Say some people manage to design machines which can build stuff a whooping 20%
cheaper. Because it's an obvious thing to do, you'll have all the factories in
the country switch to these machines, and fire a majority of their workforce.
Now, on one hand you have a 20% increase in productivity and on the other hand
you have 50% unemployment.

You don't have greedy capitalists making money: most of the 20% goes to the
consumer, thanks to the competitive market. The biggest share of the money
probably goes to the machine builders, but they earned them fair and square:
they innovated and thanks to them the job can be done better, easier and
cheaper. But overall you still have huge unemployment.

So what is the answer? The answer is a shift in the workforce away from
manual-jobs. Simply put, continuous education. It's a fact of life that almost
nobody is truly safe in this day and age.
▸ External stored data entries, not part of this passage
template <bool FUSED, typename ActT, int MINB, bool EXACT>
__global__ void __launch_bounds__(kBlock, MINB)
env_step_kernel(const SatEnvState st, const ActT* __restrict__ pa, const ActT* __restrict__ ea,
                const int32_t* __restrict__ count_override, float* __restrict__ obs_f32,
                double* __restrict__ obs_f64, double* __restrict__ term_obs_f64,
                double* __restrict__ reward_out, uint8_t* __restrict__ done_out,
                const double* __restrict__ dis_prev_in, double* __restrict__ partials,
                unsigned int* __restrict__ ticket, const __grid_constant__ SatEnvParams p) {
    union SharedBlock { SolveQueue queue; double tile_term[kEnvsPerBlock][kObs]; __device__ SharedBlock() {} };
    __shared__ SharedBlock shm;
    __shared__ double tile[kEnvsPerBlock][kStatDims];
    SolveQueue& queue = shm.queue;
    double (&tile_term)[kEnvsPerBlock][kObs] = shm.tile_term;
    queue_init<EXACT>(queue);

    const int64_t tid = (int64_t)blockIdx.x * kBlock + threadIdx.x;
    const int64_t env_raw = tid >> 1;
    const int craft = (int)(tid & 1);
    const bool valid = env_raw < st.n;
    const int64_t e = valid ? env_raw : st.n - 1;
    const int64_t ld = st.ld;
    double* __restrict__ S = st.state;
    int32_t* __restrict__ I = st.istate;
    if (ticket && blockIdx.x == 0 && threadIdx.x == 0) *ticket = 0u;

    Lane L;
    load_and_gate(st, p, pa, ea, e, craft, L, FUSED);
    if (FUSED) propagate_cw(p, L);
    else L.dis_prev = dis_prev_in[e];
    const int dz_stale = I[SAT_ICOL_DZ * ld + e];
    const int count = I[SAT_ICOL_COUNT * ld + e];
    int err = I[SAT_ICOL_ERR * ld + e];
    const double ret = S[SAT_COL_RET * ld + e];

    double P[3], Pv[3], E[3], Ev[3], d[3];
#pragma unroll
    for (int k = 0; k < 3; ++k) {
        const double o_r = shfl1(L.r[k]), o_v = shfl1(L.v[k]);
        P[k] = craft == 0 ? L.r[k] : o_r;  Pv[k] = craft == 0 ? L.v[k] : o_v;
        E[k] = craft == 0 ? o_r : L.r[k];  Ev[k] = craft == 0 ? o_v : L.v[k];
        d[k] = __dsub_rn(P[k], E[k]);
    }
    const double dis = norm3(d);
    const int count_new = count_override ? count_override[e] : count + 1;
    const bool captured = dis <= p.d_capture;
    const bool timeout = count_new >= p.max_episode_steps;
    const bool done = captured || timeout;
    const double fuel_oth = shfl1(L.fuel_own);
    const double fuel_c = craft == 0 ? L.fuel_own : fuel_oth;
    double pa_gated[3];
#pragma unroll
    for (int k = 0; k < 3; ++k) { const double o = shfl1(L.a[k]); pa_gated[k] = craft == 0 ? L.a[k] : o; }

    const int le = threadIdx.x >> 1;
    const bool reset_now = done && p.auto_reset;
    const int64_t env0 = (int64_t)blockIdx.x * kEnvsPerBlock;
    const int64_t rem = st.n - env0;
    const int rows = (int)(rem < kEnvsPerBlock ? rem : kEnvsPerBlock);
    {
        double Po[3], Pvo[3], Eo[3], Evo[3];
#pragma unroll
        for (int k = 0; k < 3; ++k) {
            Po[k] = reset_now ? p.reset_p[k] : P[k];  Pvo[k] = reset_now ? 0.0 : Pv[k];
            Eo[k] = reset_now ? p.reset_e[k] : E[k];  Evo[k] = reset_now ? 0.0 : Ev[k];
        }
        if (craft == 0) {
#pragma unroll
            for (int k = 0; k < 3; ++k) { tile[le][k] = __dsub_rn(Po[k], Eo[k]); tile[le][3 + k] = __dsub_rn(Pvo[k], Evo[k]); tile[le][6 + k] = Po[k]; }
        } else {
#pragma unroll
            for (int k = 0; k < 3; ++k) { tile[le][9 + k] = Pvo[k]; tile[le][12 + k] = Eo[k]; tile[le][15 + k] = Evo[k]; }
        }
        __syncthreads();
        const int total = rows * kObs;
        for (int idx = threadIdx.x; idx < total; idx += kBlock) {
            const int row = idx / kObs, col = idx - row * kObs;
            const double val = tile[row][col];
            if (obs_f32) obs_f32[env0 * kObs + idx] = (float)val;
            if (obs_f64) obs_f64[env0 * kObs + idx] = val;
        }
    }

    const bool need_dz = !done && !p.skip_danger_zone && p.flag != 2;
    DzNode nd;
    {
        double Ri[3], Vi[3];
#pragma unroll
        for (int k = 0; k < 3; ++k) { Ri[k] = __dadd_rn(p.r_cw[k], L.r[k]); Vi[k] = __dadd_rn(p.v_cw[k], L.v[k]); }
        dz_prepare<EXACT>(craft, need_dz, Ri, Vi, fuel_c, p.u_grav, nd);
    }
    int slot0, slot1;
    double alpha0, alpha1;
    queue_push(queue, nd, slot0, slot1, alpha0, alpha1);
    queue_run<EXACT>(queue);
    if (slot0 >= 0) alpha0 = queue.alpha[slot0];
    if (slot1 >= 0) alpha1 = queue.alpha[slot1];
    __syncthreads();
    const int dz_eval = dz_finalize<EXACT>(need_dz, nd, alpha0, alpha1, nullptr);
    int dz_new = dz_stale;
    if (need_dz) {
        if (dz_eval >= 0) dz_new = dz_eval;
        else { dz_new = 0; err = 1; }
    }

    double reward = 0.0, cos_a = 0.0, cos_b = 0.0;
    if (p.flag == 2) reward = 0.0;
    else if (captured) reward = (p.flag == 0) ? 100.0 : -150.0;
    else if (timeout) reward = (p.flag == 0) ? 0.0 : 100.0;
    else {
        const bool pv4_on = pa_gated[0] != 0.0 && pa_gated[1] != 0.0 && pa_gated[2] != 0.0;
        double u1[3], w1[3], u2[3], w2[3];
#pragma unroll
        for (int k = 0; k < 3; ++k) {
            u1[k] = craft == 0 ? P[k] : d[k];   w1[k] = craft == 0 ? E[k] : Pv[k];
            u2[k] = craft == 0 ? Pv[k] : d[k];  w2[k] = craft == 0 ? Ev[k] : (pv4_on ? pa_gated[k] : Pv[k]);
        }
        const double ca = cosine3(u1, w1);
        double cb = cosine3(u2, w2);
        if (craft == 1) cb = pv4_on ? -cb : 0.0;
        cos_a = ca; cos_b = cb;
    }
    const double oth_a = shfl1(cos_a), oth_b = shfl1(cos_b);
    if (!captured && !timeout && p.flag != 2) {
        const double pv1 = craft == 0 ? cos_a : oth_a, pv2 = craft == 0 ? cos_b : oth_b;
        const double pv3 = craft == 0 ? oth_a : cos_a, pv4 = craft == 0 ? oth_b : cos_b;
        const double ra = (dis < L.dis_prev) ? 1.0 : -1.0;
        const double rb = (p.d_capture <= dis && dis <= 4.0 * p.d_capture) ? -1.0 : -2.0;
        const double rc = (dz_new == 0) ? -1.0 : dz_new * 0.5;
        double rr = __dadd_rn(__dadd_rn(ra, rb), rc);
        rr = __dadd_rn(rr, pv1);
        rr = __dadd_rn(rr, __dmul_rn(0.6, pv2));
        rr = __dadd_rn(rr, __dmul_rn(0.2, pv3));
        rr = __dadd_rn(rr, __dmul_rn(2.0, pv4));
        reward = (p.flag == 0) ? rr : -rr;
    }
    const double ret_new = __dadd_rn(__dmul_rn(p.gamma, ret), reward);

    if (term_obs_f64) {
        if (craft == 0) {
#pragma unroll
            for (int k = 0; k < 3; ++k) { tile_term[le][k] = d[k]; tile_term[le][3 + k] = __dsub_rn(Pv[k], Ev[k]); tile_term[le][6 + k] = P[k]; }
        } else {
#pragma unroll
            for (int k = 0; k < 3; ++k) { tile_term[le][9 + k] = Pv[k]; tile_term[le][12 + k] = E[k]; tile_term[le][15 + k] = Ev[k]; }
        }
    }

    int int_state_new = 0, count_store = count_new;
    if (reset_now) {
#pragma unroll
        for (int k = 0; k < 3; ++k) {
            P[k] = p.reset_p[k]; E[k] = p.reset_e[k]; Pv[k] = 0.0; Ev[k] = 0.0;
            L.r[k] = craft == 0 ? P[k] : E[k]; L.v[k] = 0.0;
        }
        int_state_new = 1; count_store = 0;
    }

    if (valid) {
        const int base = craft * 6;
        if (FUSED || reset_now) {
#pragma unroll
            for (int k = 0; k < 3; ++k) { S[(base + k) * ld + e] = L.r[k]; S[(base + 3 + k) * ld + e] = L.v[k]; }
        }
        if (FUSED) S[(SAT_COL_FUEL_C + craft) * ld + e] = L.fuel_own;
        if (craft == 0) {
            S[SAT_COL_DIS * ld + e] = dis;
            S[SAT_COL_RET * ld + e] = done ? 0.0 : ret_new;
            I[SAT_ICOL_DZ * ld + e] = dz_new;
            I[SAT_ICOL_COUNT * ld + e] = count_store;
            reward_out[e] = reward;
            done_out[e] = done ? 1 : 0;
        } else {
            I[SAT_ICOL_INTSTATE * ld + e] = int_state_new;
            I[SAT_ICOL_ERR * ld + e] = err;
        }
    }

    if (craft == 0) tile[le][18] = ret_new;
    __syncthreads();
    if (term_obs_f64) {
        const int total = rows * kObs;
        for (int idx = threadIdx.x; idx < total; idx += kBlock) {
            const int row = idx / kObs, col = idx - row * kObs;
            term_obs_f64[env0 * kObs + idx] = tile_term[row][col];
        }
    }
    if (partials && threadIdx.x < kStatDims) {
        const int dim = threadIdx.x;
        double sum = 0.0;
        for (int row = 0; row < rows; ++row) sum += tile[row][dim];
        const double mean = sum / rows;
        double m2 = 0.0;
        for (int row = 0; row < rows; ++row) { double t = tile[row][dim] - mean; m2 += t * t; }
        partials[((int64_t)blockIdx.x * kStatDims + dim) * 2 + 0] = mean;
        partials[((int64_t)blockIdx.x * kStatDims + dim) * 2 + 1] = m2;
    }
}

Not programmers, nor prostitutes. We
could all have our jobs innovated away from us. But this is only a bad thing
for those who let the current job become the sole means of paying for the
mortgage.

------
jwhitlark
How on earth do you call that skill? He's repeating a small set of steps
innumerable times. That's not skill, it's being fast at _one_ thing. We tried
treating people like machines in the West a century ago, and over time, it
doesn't work worth shit.

I thought this article might have been satire, but apparently not...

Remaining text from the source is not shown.